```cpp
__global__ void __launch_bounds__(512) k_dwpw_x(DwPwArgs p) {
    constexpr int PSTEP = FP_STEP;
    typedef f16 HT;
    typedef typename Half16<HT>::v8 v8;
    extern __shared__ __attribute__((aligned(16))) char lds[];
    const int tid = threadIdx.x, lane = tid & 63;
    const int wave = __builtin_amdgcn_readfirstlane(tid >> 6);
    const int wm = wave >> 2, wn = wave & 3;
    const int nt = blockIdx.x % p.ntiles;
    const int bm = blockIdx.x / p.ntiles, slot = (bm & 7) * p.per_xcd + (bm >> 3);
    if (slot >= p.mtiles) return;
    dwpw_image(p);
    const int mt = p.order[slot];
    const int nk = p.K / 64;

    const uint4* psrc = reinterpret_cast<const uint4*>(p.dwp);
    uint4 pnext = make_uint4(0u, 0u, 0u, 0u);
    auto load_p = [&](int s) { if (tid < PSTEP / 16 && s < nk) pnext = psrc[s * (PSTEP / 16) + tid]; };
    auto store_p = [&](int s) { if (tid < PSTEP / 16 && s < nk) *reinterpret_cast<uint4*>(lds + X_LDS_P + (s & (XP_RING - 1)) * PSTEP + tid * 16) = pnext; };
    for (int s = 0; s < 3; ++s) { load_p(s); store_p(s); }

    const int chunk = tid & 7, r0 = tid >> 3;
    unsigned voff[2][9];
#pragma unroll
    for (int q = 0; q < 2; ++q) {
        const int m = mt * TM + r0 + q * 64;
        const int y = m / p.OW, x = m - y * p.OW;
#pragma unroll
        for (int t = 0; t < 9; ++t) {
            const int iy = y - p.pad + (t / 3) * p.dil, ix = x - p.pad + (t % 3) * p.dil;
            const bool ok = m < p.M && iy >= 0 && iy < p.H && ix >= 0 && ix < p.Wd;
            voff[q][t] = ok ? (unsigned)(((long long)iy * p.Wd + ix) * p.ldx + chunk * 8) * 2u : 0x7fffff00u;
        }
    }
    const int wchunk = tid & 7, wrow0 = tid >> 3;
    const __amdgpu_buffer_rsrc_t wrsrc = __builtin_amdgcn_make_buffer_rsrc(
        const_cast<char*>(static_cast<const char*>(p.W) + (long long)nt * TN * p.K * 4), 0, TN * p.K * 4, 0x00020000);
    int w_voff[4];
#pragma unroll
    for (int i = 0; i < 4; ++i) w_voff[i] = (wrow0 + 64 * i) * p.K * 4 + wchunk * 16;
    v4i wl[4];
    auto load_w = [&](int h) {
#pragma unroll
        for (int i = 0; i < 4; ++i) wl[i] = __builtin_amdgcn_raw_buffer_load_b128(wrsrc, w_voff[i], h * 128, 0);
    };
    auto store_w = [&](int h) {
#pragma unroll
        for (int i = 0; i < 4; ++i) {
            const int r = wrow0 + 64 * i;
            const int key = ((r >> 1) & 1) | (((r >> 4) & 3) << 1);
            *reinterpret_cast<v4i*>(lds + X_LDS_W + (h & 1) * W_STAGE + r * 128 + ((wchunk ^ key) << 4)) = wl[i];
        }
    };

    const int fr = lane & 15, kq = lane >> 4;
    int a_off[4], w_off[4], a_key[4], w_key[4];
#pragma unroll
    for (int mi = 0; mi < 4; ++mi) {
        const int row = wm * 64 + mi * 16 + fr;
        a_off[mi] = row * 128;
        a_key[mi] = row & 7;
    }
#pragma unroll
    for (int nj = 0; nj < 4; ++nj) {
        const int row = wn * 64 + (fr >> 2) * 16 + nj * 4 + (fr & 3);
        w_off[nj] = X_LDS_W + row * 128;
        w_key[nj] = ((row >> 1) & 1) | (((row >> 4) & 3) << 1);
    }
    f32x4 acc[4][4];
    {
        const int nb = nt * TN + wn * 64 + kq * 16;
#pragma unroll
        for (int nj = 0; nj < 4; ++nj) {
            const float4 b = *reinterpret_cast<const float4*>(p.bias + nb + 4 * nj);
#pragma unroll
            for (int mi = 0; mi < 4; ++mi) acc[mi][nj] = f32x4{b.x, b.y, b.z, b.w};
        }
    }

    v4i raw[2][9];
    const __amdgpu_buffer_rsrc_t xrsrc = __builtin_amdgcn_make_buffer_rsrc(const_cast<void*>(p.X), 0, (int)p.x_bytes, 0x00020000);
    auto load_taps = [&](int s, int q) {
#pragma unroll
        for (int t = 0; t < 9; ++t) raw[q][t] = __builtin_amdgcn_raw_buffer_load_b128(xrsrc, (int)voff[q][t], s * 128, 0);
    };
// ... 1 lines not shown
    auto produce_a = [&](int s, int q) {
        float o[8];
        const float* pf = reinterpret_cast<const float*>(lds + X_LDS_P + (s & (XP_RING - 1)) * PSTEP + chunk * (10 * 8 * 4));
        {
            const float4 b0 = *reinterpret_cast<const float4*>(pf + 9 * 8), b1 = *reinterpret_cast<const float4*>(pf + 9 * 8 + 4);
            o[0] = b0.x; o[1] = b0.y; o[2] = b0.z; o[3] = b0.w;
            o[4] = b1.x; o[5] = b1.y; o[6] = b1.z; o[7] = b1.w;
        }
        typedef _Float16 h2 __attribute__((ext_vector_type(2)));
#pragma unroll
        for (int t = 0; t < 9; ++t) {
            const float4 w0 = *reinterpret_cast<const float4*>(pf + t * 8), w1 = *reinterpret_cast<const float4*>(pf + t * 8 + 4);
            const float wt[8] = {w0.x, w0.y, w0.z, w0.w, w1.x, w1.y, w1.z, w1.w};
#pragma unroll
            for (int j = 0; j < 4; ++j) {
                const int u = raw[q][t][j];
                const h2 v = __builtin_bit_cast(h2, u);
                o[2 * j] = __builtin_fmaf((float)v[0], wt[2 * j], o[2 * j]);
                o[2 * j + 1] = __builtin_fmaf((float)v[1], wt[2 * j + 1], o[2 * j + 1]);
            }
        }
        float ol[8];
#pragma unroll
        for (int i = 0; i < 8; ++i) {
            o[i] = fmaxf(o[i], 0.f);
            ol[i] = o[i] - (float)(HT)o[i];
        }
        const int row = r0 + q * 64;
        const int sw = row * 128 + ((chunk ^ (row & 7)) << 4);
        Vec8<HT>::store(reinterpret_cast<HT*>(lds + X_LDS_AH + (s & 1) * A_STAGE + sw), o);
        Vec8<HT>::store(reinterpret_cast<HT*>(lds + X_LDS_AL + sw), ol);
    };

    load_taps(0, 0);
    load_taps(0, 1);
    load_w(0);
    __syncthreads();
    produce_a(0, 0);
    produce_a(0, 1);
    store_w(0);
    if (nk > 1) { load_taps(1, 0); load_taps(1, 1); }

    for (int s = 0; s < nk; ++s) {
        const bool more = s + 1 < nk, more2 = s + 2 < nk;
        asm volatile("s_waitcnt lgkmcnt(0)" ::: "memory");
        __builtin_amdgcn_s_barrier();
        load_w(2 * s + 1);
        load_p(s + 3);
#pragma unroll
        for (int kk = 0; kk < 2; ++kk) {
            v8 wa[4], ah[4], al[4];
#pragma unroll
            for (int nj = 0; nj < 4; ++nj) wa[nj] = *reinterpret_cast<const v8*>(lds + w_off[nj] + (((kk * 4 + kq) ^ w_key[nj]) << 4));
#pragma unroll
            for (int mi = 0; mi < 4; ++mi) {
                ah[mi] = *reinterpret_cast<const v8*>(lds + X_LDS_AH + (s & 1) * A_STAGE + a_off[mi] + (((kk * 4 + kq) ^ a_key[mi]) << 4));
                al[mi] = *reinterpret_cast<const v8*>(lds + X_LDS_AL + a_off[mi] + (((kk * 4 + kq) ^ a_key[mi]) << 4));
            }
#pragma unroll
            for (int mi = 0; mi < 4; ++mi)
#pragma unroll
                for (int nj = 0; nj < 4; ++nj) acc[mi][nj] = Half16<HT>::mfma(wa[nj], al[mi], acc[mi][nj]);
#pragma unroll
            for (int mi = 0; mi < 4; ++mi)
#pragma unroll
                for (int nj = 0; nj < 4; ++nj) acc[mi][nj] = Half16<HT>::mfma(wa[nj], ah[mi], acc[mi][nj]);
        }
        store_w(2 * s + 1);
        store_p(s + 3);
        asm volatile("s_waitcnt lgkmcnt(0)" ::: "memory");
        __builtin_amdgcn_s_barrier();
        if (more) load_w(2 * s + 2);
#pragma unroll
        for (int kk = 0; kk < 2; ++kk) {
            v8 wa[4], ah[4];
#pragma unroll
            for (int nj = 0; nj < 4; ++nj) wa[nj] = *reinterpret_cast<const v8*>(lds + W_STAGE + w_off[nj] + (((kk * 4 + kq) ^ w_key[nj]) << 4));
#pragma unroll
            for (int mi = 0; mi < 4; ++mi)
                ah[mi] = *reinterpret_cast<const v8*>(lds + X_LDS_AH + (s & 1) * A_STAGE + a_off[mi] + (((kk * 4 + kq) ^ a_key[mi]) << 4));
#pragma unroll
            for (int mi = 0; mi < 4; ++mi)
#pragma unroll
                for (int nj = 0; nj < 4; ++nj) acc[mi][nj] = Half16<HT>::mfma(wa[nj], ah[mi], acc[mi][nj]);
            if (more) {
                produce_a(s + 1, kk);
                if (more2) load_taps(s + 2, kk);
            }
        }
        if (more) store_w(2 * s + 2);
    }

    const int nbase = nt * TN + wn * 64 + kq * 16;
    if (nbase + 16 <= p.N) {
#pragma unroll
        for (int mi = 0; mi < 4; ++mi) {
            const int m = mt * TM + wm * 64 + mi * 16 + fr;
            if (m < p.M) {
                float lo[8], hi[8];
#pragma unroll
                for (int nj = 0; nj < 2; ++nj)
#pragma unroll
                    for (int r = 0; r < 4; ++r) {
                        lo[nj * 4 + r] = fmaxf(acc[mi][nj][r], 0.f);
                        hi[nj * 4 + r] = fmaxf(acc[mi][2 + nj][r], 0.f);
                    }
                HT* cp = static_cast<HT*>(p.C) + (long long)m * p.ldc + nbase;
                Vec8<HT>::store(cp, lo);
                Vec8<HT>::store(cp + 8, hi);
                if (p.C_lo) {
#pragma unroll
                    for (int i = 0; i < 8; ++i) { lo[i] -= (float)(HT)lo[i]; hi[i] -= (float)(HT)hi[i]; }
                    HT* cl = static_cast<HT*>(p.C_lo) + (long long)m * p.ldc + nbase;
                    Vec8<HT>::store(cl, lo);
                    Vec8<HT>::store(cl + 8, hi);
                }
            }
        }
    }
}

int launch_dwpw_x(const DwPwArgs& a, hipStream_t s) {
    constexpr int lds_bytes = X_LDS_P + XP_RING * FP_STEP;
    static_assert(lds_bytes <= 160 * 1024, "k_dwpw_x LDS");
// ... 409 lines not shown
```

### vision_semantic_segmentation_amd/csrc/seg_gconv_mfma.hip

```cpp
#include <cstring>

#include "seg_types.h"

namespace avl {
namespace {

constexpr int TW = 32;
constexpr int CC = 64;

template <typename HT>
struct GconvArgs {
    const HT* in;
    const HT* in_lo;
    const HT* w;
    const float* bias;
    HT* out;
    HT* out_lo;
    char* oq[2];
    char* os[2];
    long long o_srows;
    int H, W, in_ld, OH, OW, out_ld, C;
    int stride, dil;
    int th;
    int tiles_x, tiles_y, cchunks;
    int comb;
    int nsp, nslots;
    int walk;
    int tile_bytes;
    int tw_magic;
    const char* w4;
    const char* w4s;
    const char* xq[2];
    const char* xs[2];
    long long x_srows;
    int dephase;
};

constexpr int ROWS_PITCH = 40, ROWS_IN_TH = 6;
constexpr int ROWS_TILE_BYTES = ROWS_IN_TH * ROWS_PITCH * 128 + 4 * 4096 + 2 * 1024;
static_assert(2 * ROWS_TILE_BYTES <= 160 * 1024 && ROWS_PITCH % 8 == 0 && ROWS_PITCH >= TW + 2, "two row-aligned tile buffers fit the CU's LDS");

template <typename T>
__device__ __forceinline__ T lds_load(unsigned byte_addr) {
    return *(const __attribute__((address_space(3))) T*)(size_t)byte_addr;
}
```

Aim of the task ::
Go through the data and show each line that holds "fmaxf".

Solution below ::
            o[i] = fmaxf(o[i], 0.f);
                        lo[nj * 4 + r] = fmaxf(acc[mi][nj][r], 0.f);
                        hi[nj * 4 + r] = fmaxf(acc[mi][2 + nj][r], 0.f);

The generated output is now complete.